[Google Question][LeetCode] Course Schedule II

Problem: There are a total of n courses you have to take labelled from 0 to n - 1. Some courses may have prerequisites, for example, if prerequisites[i] = [ai, bi] this means you must take the course bi before the course ai.

Given the total number of courses numCourses and a list of the prerequisite pairs, return the ordering of courses you should take to finish all courses.

If there are many valid answers, return any of them. If it is impossible to finish all courses, return an empty array.

Example:

Input: numCourses = 2, prerequisites = [[1,0]]
Output: [0,1]
Explanation: There are a total of 2 courses to take. To take course 1 you should have finished course 0. So the correct course order is [0,1].
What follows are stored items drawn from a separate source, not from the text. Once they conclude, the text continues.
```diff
+  long long* clk = (TL && blockIdx.x == 0) ? g_gemm_clock : nullptr;
+  if (warp >= 8) {
+    asm volatile("setmaxnreg.dec.sync.aligned.u32 %0;" ::"n"(GEMM_PRODUCER_REGS));
+    if (warp == 8 && elect_one()) {
+      tma_prefetch_desc(&tm_a);
+      tma_prefetch_desc(&tm_b);
+      int stage = 0, n = 0;
+      uint32_t phase = 0;
+      for (int i = 0; i < tl.count; ++i) {
+        const int tile = tl.first + i * tl.stride;
+        const int m0 = (tile / tl.n_tiles) * GEMM_BM, n0 = (tile % tl.n_tiles) * GEMMC_BN;
+        for (int kb = 0; kb < kblocks; ++kb, ++n) {
+          mbar_wait(empty_bar + 8u * stage, phase ^ 1u);
+          const uint32_t dst = sb + stage * GEMMC_STAGE_BYTES;
+          const uint32_t fb = full_bar + 8u * stage;
+          mbar_expect_tx(fb, GEMMC_STAGE_BYTES);
+          tma_load_2d(dst, &tm_a, fb, kb * GEMM_BK, m0);
+          tma_load_2d(dst + GEMM_A_BYTES, &tm_b, fb, kb * GEMM_BK, n0);
+          tma_load_2d(dst + GEMM_A_BYTES + GEMMC_W_HALF, &tm_b, fb, kb * GEMM_BK, n0 + GEMM_BN);
+          if (TL && clk != nullptr && n < 256) clk[n] = clock64();
+          if (++stage == GEMMC_STAGES) { stage = 0; phase ^= 1u; }
+        }
+      }
+    }
+    return;
+  }
+
+  asm volatile("setmaxnreg.inc.sync.aligned.u32 %0;" ::"n"(GEMM_CONSUMER_REGS));
+  const int wg = warp >> 2;
+  const int t = threadIdx.x & 127;
+  const int quad = t & 3;
+  const int r_lo = 16 * (t >> 5) + ((t & 31) >> 2);
+  const uint32_t stg = sb + GEMMC_OUT_OFFSET + wg * (2 * GEMMC_OUT_BOX);
+  int stage = 0, retired = 0;
+  uint32_t phase = 0;
+  for (int i = 0; i < tl.count; ++i) {
+    const int tile = tl.first + i * tl.stride;
+    const int n_blk = tile % tl.n_tiles;
+    const int mr = (tile / tl.n_tiles) * GEMM_BM + 64 * wg;
+    float acc[128];
+#pragma unroll
+    for (int x = 0; x < 128; ++x) acc[x] = 0.0f;
+    int prev = -1;
+    for (int kb = 0; kb < kblocks; ++kb) {
+      mbar_wait(full_bar + 8u * stage, phase);
+      const uint32_t s_addr = sb + stage * GEMMC_STAGE_BYTES;
+      const uint64_t a_desc = make_smem_desc_sw128(s_addr + wg * (64 * 128));
+      const uint64_t b_desc = make_smem_desc_sw128(s_addr + GEMM_A_BYTES);
+      reg_fence(acc);
+      wgmma_fence();
+#pragma unroll
+      for (int k = 0; k < GEMM_BK / 16; ++k) wgmma_64x256_ss(acc, a_desc + 2u * k, b_desc + 2u * k, (kb | k) != 0);
+      wgmma_commit();
+      reg_fence(acc);
+      wgmma_wait<1>();
+      reg_fence(acc);
+      if (prev >= 0 && t == 0) mbar_arrive(empty_bar + 8u * prev);
+      if (TL && clk != nullptr && wg == 0 && t == 0 && retired < 256) clk[256 + retired] = clock64();
+      ++retired;
+      prev = stage;
+      if (++stage == GEMMC_STAGES) { stage = 0; phase ^= 1u; }
+    }
+    wgmma_wait<0>();
+    reg_fence(acc);
+    if (t == 0) mbar_arrive(empty_bar + 8u * prev);
+
+    const bool staged = mr + 64 <= M;
+    if constexpr (epi_is_glu(EPI)) {
+      const int n_out = N / 2;
+#pragma unroll
+      for (int s = 0; s < 2; ++s) {
+        if (staged) {
+          if (t == 0) tma_store_wait_read<1>();
+          named_bar_sync(GEMM_BAR_STAGE + wg, 128);
+        }
+#pragma unroll
+        for (int j = 0; j < 8; ++j)
+#pragma unroll
+          for (int half = 0; half < 2; ++half) {
+            const int r = r_lo + 8 * half;
+            const float g0 = acc[4 * (16 * s + j) + 2 * half], g1 = acc[4 * (16 * s + j) + 2 * half + 1];
+            const float u0 = acc[4 * (16 * s + j + 8) + 2 * half], u1 = acc[4 * (16 * s + j + 8) + 2 * half + 1];
+            float v0, v1;
+            if (EPI == EPI_GEGLU) {
+              v0 = gelu_erf_fast(g0) * u0;
+              v1 = gelu_erf_fast(g1) * u1;
+            } else {
+              v0 = silu(g0) * u0;
+              v1 = silu(g1) * u1;
+            }
+            if (staged)
+              st_shared_u32(stg + s * GEMMC_OUT_BOX + r * 128 + ((j ^ (r & 7)) << 4) + 4 * quad, pack_h16x2(v0, v1));
+            else if (mr + r < M)
+              *reinterpret_cast<uint32_t*>(out + static_cast<size_t>(mr + r) * n_out + n_blk * (GEMMC_BN / 2) +
+                                           64 * s + 8 * j + 2 * quad) = pack_h16x2(v0, v1);
+          }
+        if (staged) {
+          fence_proxy_async_smem();
+          named_bar_sync(GEMM_BAR_STAGE + wg, 128);
+          if (t == 0) {
+            tma_store_2d(&tm_out, stg + s * GEMMC_OUT_BOX, n_blk * (GEMMC_BN / 2) + 64 * s, mr);
+            tma_store_commit();
+          }
+        }
+      }
+    } else {
+#pragma unroll
+      for (int q = 0; q < 4; ++q) {
+        if (staged) {
+          if (t == 0) tma_store_wait_read<1>();
+          named_bar_sync(GEMM_BAR_STAGE + wg, 128);
+        }
+        const int col0 = n_blk * GEMMC_BN + 64 * q + 2 * quad;
+        const uint32_t box = stg + (q & 1) * GEMMC_OUT_BOX;
+#pragma unroll
+        for (int j = 0; j < 8; ++j) {
+          const float2 b = bias != nullptr ? __ldg(reinterpret_cast<const float2*>(bias + col0 + 8 * j))
+                                           : make_float2(0.0f, 0.0f);
+#pragma unroll
+          for (int half = 0; half < 2; ++half) {
+            const int r = r_lo + 8 * half;
+            if (!staged && mr + r >= M) continue;
+            float v0 = acc[4 * (8 * q + j) + 2 * half], v1 = acc[4 * (8 * q + j) + 2 * half + 1];
+            if (bias != nullptr) {
+              v0 += b.x;
+              v1 += b.y;
+            }
+            if (EPI == EPI_BIAS_GELU) {
+              v0 = gelu_erf_fast(v0);
+              v1 = gelu_erf_fast(v1);
+            }
+            const size_t off = static_cast<size_t>(mr + r) * N + col0 + 8 * j;
+            if (EPI == EPI_BIAS_RESID) {
+              const float2 rv = unpack_h16x2(*reinterpret_cast<const uint32_t*>(resid + off));
+              v0 += rv.x;
+              v1 += rv.y;
+            }
+            if (staged)
+              st_shared_u32(box + r * 128 + ((j ^ (r & 7)) << 4) + 4 * quad, pack_h16x2(v0, v1));
+            else
+              *reinterpret_cast<uint32_t*>(out + off) = pack_h16x2(v0, v1);
+          }
+        }
+        if (staged) {
+          fence_proxy_async_smem();
+          named_bar_sync(GEMM_BAR_STAGE + wg, 128);
+          if (t == 0) {
+            tma_store_2d(&tm_out, box, n_blk * GEMMC_BN + 64 * q, mr);
+            tma_store_commit();
+          }
+        }
+      }
+    }
+  }
+  if (t == 0) tma_store_wait_all();
+}
+
+}
```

Input: numCourses = 4, prerequisites = [[1,0],[2,0],[3,1],[3,2]]
Output: [0,2,1,3]
Explanation: There are a total of 4 courses to take. To take course 3 you should have finished both courses 1 and 2. Both courses 1 and 2 should be taken after you finished course 0.
So one correct course order is [0,1,2,3]. Another correct ordering is [0,2,1,3].

Input: numCourses = 1, prerequisites = []
Output: [0]

Approach:  Basically if you see it is clear example of Topological Sorting. We just need to take care of cycles in the Graph as if there is a cycle exits that means all the course can't be finished. Here are the two steps which we need to take:

1. Build a directed graph using prerequisites. If a prerequisite is [1, 0] that means there is an edge from a node with value 0 to node with value 1.
2. Topological sort.

That's all!

 

Implementation in C#:

    public int[] FindOrder(int numCourses, int[][] prerequisites) 

    {

        var graph = this.BuildGraph(numCourses, prerequisites);

        bool[] visited = new bool[numCourses];

        Stack<int> stack = new Stack<int>();

        for (int i = 0; i < numCourses; ++i)

        {

            if (!visited[i])

            {

                bool[] onCycle = new bool[numCourses];

                bool isCycle = false;

                this.TopologicalSort(i, graph, visited, stack, onCycle, ref isCycle);

                

                if (isCycle)

                {

                    return new int[] {};

                }

            }

        }        

        int[] courseOrder = new int[numCourses];

        for (int i = 0; i < numCourses; ++i)

        {

            courseOrder[i] = stack.Pop();

        }        

        return courseOrder;

    }

    

    private void TopologicalSort(int course, Dictionary<int, List<int>> graph, bool[] visited, Stack<int> stack, bool[] onCycle, ref bool isCycle)

    {

        if (isCycle)

        {

            return;

        }

        visited[course] = true;

        onCycle[course] = true;        

        foreach (int child in graph[course])

        {

            if (onCycle[child])

            {

                isCycle = true;

                return;

            }            

            if (!visited[child])

            {

                this.TopologicalSort(child, graph, visited, stack, onCycle, ref isCycle);

            }

        }

        onCycle[course] = false;

        stack.Push(course);

    }

    

    private Dictionary<int, List<int>> BuildGraph(int numCourses, int[][] prerequisites)

    {

        var graph = this.InitializeGraph(numCourses);

        foreach (var prerequisite in prerequisites)

        {

            graph[prerequisite[1]].Add(prerequisite[0]);

        }

        return graph;

    }

    

    private Dictionary<int, List<int>> InitializeGraph(int numCourses)

    {

        var graph = new Dictionary<int, List<int>>();

        for (int i = 0; i < numCourses; ++i)

        {

            graph[i] = new List<int>();

        }

        return graph;

    }

Complexity: O(V + E) where is V is the number of nodes and E is the number of Edges.